EXTRACTED RECORDS:
....................
int ddnm_conv_tc(const float* x, int N, int H, int W, int Cin, const float* w, const float* bias, int Cout, int mode, int up2,
                 const float* side_x, int CinSide, const float* side_w, const float* residual, float* out, void* stream) {
  DDNM_API_BEGIN
  cudaStream_t s = (cudaStream_t)stream;
  Tmp tmp;
  const int taps = mode == TAPS_1X1 ? 1 : 9;
  int oH = H, oW = W;
  int smode = SPLIT_SAME;
  if (mode == TAPS_3X3_S2) { oH = H / 2; oW = W / 2; smode = SPLIT_S2D; DDNM_CHECK(!up2, "stride 2 with upsample"); }
  if (up2) { oH = 2 * H; oW = 2 * W; DDNM_CHECK(mode == TAPS_3X3 && !side_x && !residual, "upsample path: plain 3x3 only"); }
  const size_t pe = (size_t)N * H * W * Cin;
  SplitView A;
  A.hi = tmp.get<__half>(pe); A.lo = tmp.get<__half>(pe); A.C = Cin;
  if (smode == SPLIT_S2D) { A.N = 4 * N; A.H = oH; A.W = oW; } else { A.N = N; A.H = H; A.W = W; }
  View xv = mkview(const_cast<float*>(x), N, H, W, Cin);
  gn_apply_split(xv, 1, false, nullptr, nullptr, 0.f, false, smode, A.hi, A.lo, s);
  View ov = mkview(out, N, oH, oW, Cout);
  if (up2) {
    const size_t per_phase = (size_t)Cout * 4 * Cin;
    __half* wh = tmp.get<__half>(4 * per_phase);
    __half* wl = tmp.get<__half>(4 * per_phase);
    presum_up2_weights(w, Cout, Cin, wh, wl, s);
    for (int ph = 0; ph < 4; ++ph) {
      TcLaunch L = tc_make_up2_launch(A, wh + ph * per_phase, wl + ph * per_phase, Cout, ov, bias, 0, ph >> 1, ph & 1, sm_count());
      tc_run(L, s);
    }
    CUDA_CHECK(cudaStreamSynchronize(s));
    return 0;
  }
  SplitView S;
  if (side_x) {
    const size_t se = (size_t)N * oH * oW * CinSide;
    S.hi = tmp.get<__half>(se); S.lo = tmp.get<__half>(se); S.N = N; S.H = oH; S.W = oW; S.C = CinSide;
    gn_apply_split(mkview(const_cast<float*>(side_x), N, oH, oW, CinSide), 1, false, nullptr, nullptr, 0.f, false, SPLIT_SAME,
                   S.hi, S.lo, s);
  }
  const int ktot = taps * Cin + (side_x ? CinSide : 0);
  __half* wh = tmp.get<__half>((size_t)Cout * ktot);
  __half* wl = tmp.get<__half>((size_t)Cout * ktot);
  split_conv_weight(w, Cout, Cin, taps, wh, wl, ktot, 0, s);
  if (side_x) split_conv_weight(side_w, Cout, CinSide, 1, wh, wl, ktot, taps * Cin, s);
  TcLaunch L = tc_make_launch(A, mode, side_x ? &S : nullptr, wh, wl, 1, Cout, ov, bias, 0, residual, Cout, 1.0f, sm_count());
  tc_run(L, s);
  CUDA_CHECK(cudaStreamSynchronize(s));
  DDNM_API_END
}

int ddnm_conv_tc_ex(const float* x, int N, int H, int W, int Cin, const float* w, const float* chanadd, int ca_ld, int Cout, int mode,
                    int up2, const float* side_x, int CinSide, const float* side_w, const float* residual, int res_mode, float* out,
                    int out_ld, int split_k, int invariant, int terms, double* stats_out, int* split_used, void* stream) {
  DDNM_API_BEGIN
  DDNM_CHECK(x && w && out, "null argument");
  DDNM_CHECK(mode >= TAPS_3X3 && mode <= TAPS_3X3_S2 && res_mode >= 0 && res_mode <= 2 && out_ld >= Cout && ca_ld >= 0,
             "bad mode, res_mode, out_ld or ca_ld");
  DDNM_CHECK(split_k == -1 || split_k == 1 || split_k == 2 || split_k == 4, "split_k must be -1 (the engine's rule), 1, 2 or 4");
  cudaStream_t s = (cudaStream_t)stream;
  Tmp tmp;
  const TermsScope terms_scope(terms);
  const int sms = planned_sm_count();
  const int taps = mode == TAPS_1X1 ? 1 : 9;
  int oH = H, oW = W;
  int smode = SPLIT_SAME;
  if (mode == TAPS_3X3_S2) { oH = H / 2; oW = W / 2; smode = SPLIT_S2D; DDNM_CHECK(!up2, "stride 2 with upsample"); }
  if (up2) {
    oH = 2 * H; oW = 2 * W;
    DDNM_CHECK(mode == TAPS_3X3 && !side_x && !residual && split_k <= 1, "upsample path: plain unsplit 3x3 only");
  }
  const size_t pe = (size_t)N * H * W * Cin;
  SplitView A;
  A.hi = tmp.get<__half>(pe); A.lo = tmp.get<__half>(pe); A.C = Cin;
  if (smode == SPLIT_S2D) { A.N = 4 * N; A.H = oH; A.W = oW; } else { A.N = N; A.H = H; A.W = W; }
  gn_apply_split(mkview(const_cast<float*>(x), N, H, W, Cin), 1, false, nullptr, nullptr, 0.f, false, smode, A.hi, A.lo, s);
  View ov = mkview(out, N, oH, oW, Cout);
  ov.ld = out_ld;
  if (stats_out) {
    ov.st = tmp.get<StatAcc>((size_t)N * Cout * 2);
    ov.st_ld = Cout;
    CUDA_CHECK(cudaMemsetAsync(ov.st, 0, (size_t)N * Cout * 2 * sizeof(StatAcc), s));
  }
  int S = 1;
  if (up2) {
    const size_t per_phase = (size_t)Cout * 4 * Cin;
    __half* wh = tmp.get<__half>(4 * per_phase);
    __half* wl = tmp.get<__half>(4 * per_phase);
    presum_up2_weights(w, Cout, Cin, wh, wl, s);
    for (int ph = 0; ph < 4; ++ph)
      tc_run(tc_make_up2_launch(A, wh + ph * per_phase, wl + ph * per_phase, Cout, ov, chanadd, ca_ld, ph >> 1, ph & 1, sms, invariant != 0), s);
  } else {
    SplitView Sv;
    if (side_x) {
      const size_t se = (size_t)N * oH * oW * CinSide;
      Sv.hi = tmp.get<__half>(se); Sv.lo = tmp.get<__half>(se); Sv.N = N; Sv.H = oH; Sv.W = oW; Sv.C = CinSide;
      gn_apply_split(mkview(const_cast<float*>(side_x), N, oH, oW, CinSide), 1, false, nullptr, nullptr, 0.f, false, SPLIT_SAME,
                     Sv.hi, Sv.lo, s);
    }
    const int ktot = taps * Cin + (side_x ? CinSide : 0);
    __half* wh = tmp.get<__half>((size_t)Cout * ktot);
    __half* wl = tmp.get<__half>((size_t)Cout * ktot);
    split_conv_weight(w, Cout, Cin, taps, wh, wl, ktot, 0, s);
    if (side_x) split_conv_weight(side_w, Cout, CinSide, 1, wh, wl, ktot, taps * Cin, s);
    TcConvPlan P = tc_plan_conv(A, mode, side_x ? &Sv : nullptr, wh, wl, Cout, ov, chanadd, ca_ld, residual, Cout, res_mode, sms,
                                invariant != 0, split_k);
    if (P.S > 1) tc_set_partials(P, tmp.get<float>((size_t)P.part_elems));
    tc_run_conv(P, s);
    S = P.S;
  }
  CUDA_CHECK(cudaStreamSynchronize(s));
  if (split_used) *split_used = S;
  if (stats_out) {
    std::vector<StatAcc> h((size_t)N * Cout * 2);
    CUDA_CHECK(cudaMemcpy(h.data(), ov.st, h.size() * sizeof(StatAcc), cudaMemcpyDeviceToHost));
    for (size_t i = 0; i < h.size(); ++i) stats_out[i] = stat_value(h[i]);
  }
  DDNM_API_END
}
....................
Search the records for the string "path" and return every line in which it occurs.

FINISHED TASK:
  if (up2) { oH = 2 * H; oW = 2 * W; DDNM_CHECK(mode == TAPS_3X3 && !side_x && !residual, "upsample path: plain 3x3 only"); }
    DDNM_CHECK(mode == TAPS_3X3 && !side_x && !residual && split_k <= 1, "upsample path: plain unsplit 3x3 only");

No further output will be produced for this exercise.